---- Available records
# mtumalan/VisionTransformer

Measured on AMD Instinct MI355X. Metric: images/sec (512×512) ViT-B/16 seg, 1/2/4/8 MI355X + mask argmax match, higher is better.
Workload: dtype f32

## Files before the change

visiontransformer_amd/csrc/common.hpp:

```cpp
#pragma once
#include <hip/hip_runtime.h>
#include <stdint.h>

#include "../../include/vitseg.h"

namespace vitseg {

constexpr int WAVE = 64;

typedef float f32x4 __attribute__((ext_vector_type(4)));
typedef float f32x16 __attribute__((ext_vector_type(16)));
typedef short bf16x8 __attribute__((ext_vector_type(8)));
typedef short bf16x4 __attribute__((ext_vector_type(4)));

void set_error(const char* fmt, ...);
int hip_fail(hipError_t e, const char* what);

enum Opt {
    OPT_NO_F32P = 0,
    OPT_NO_P8,
    OPT_NO_H16P,
    OPT_NO_RAGGED_P8,
    OPT_NO_DROPMASK,
    OPT_DROPW_LIMIT_MB,
    OPT_UPSAMPLE_GLOBAL,
    OPT_BF16_TILES,
    OPT_F32P_NOINL,
    OPT_GN,
    OPT_NO_MASK2,
    OPT_NO_SMALL,
    OPT_SMALL_VARIANT,
    OPT_SMALL_MAX_ROWS,
    OPT_CONV_DMA,
    OPT_COUNT
};
long opt(int id);

#define VITSEG_CHECK_ARG(cond, code, ...) \
    do {                                  \
        if (!(cond)) {                    \
            ::vitseg::set_error(__VA_ARGS__); \
            return (code);                \
        }                                 \
    } while (0)

#define VITSEG_LAUNCH_CHECK(what)                               \
    do {                                                        \
        hipError_t e__ = hipGetLastError();                     \
        if (e__ != hipSuccess) return ::vitseg::hip_fail(e__, what); \
    } while (0)

inline size_t up256(size_t v) { return (v + 255) & ~(size_t)255; }

__device__ __forceinline__ int xcd_remap(int bid, int nwg) {
    const int q = nwg >> 3, r = nwg & 7, xcd = bid & 7, idx = bid >> 3;
    const int base = (xcd < r) ? xcd * (q + 1) : r * (q + 1) + (xcd - r) * q;
    return base + idx;
}

struct AttnTile {
    int rt, head, b;
};
__device__ __forceinline__ AttnTile attn_tile(int ntiles, int A) {
    const int t = xcd_remap(blockIdx.x, gridDim.x);
    const int bh = t / ntiles;
    AttnTile r;
    r.rt = t - bh * ntiles;
    r.b = bh / A;
    r.head = bh - r.b * A;
    return r;
}

__host__ __device__ __forceinline__ unsigned fmix32(unsigned h) {
    h ^= h >> 16;
    h *= 0x85ebca6bu;
    h ^= h >> 13;
    h *= 0xc2b2ae35u;
    h ^= h >> 16;
    return h;
}
__host__ __device__ __forceinline__ unsigned drop_key(unsigned seed, unsigned stream, unsigned major) {
    return fmix32(seed ^ (stream * 0x9E3779B1u) ^ (major * 0x85EBCA77u));
}
__host__ __device__ __forceinline__ unsigned mad24(unsigned a, unsigned k, unsigned c) {
#if defined(__HIP_DEVICE_COMPILE__)
    return __umul24(a, k) + c;
// ... 209 lines not shown
```

visiontransformer_amd/csrc/forward.hip:

```cpp
#include "kernels.hpp"
#include "profile.hpp"
#include "forward.hpp"

namespace vitseg {

using namespace plan;

long small_max_rows() {
    const long v = opt(OPT_SMALL_MAX_ROWS);
    return v > 0 ? v : SMALL_MAX_ROWS;
}
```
--------
> [Work to complete] Given the word "code", show every line of the records that contains it.

> [Exercise output]
#define VITSEG_CHECK_ARG(cond, code, ...) \
            return (code);                \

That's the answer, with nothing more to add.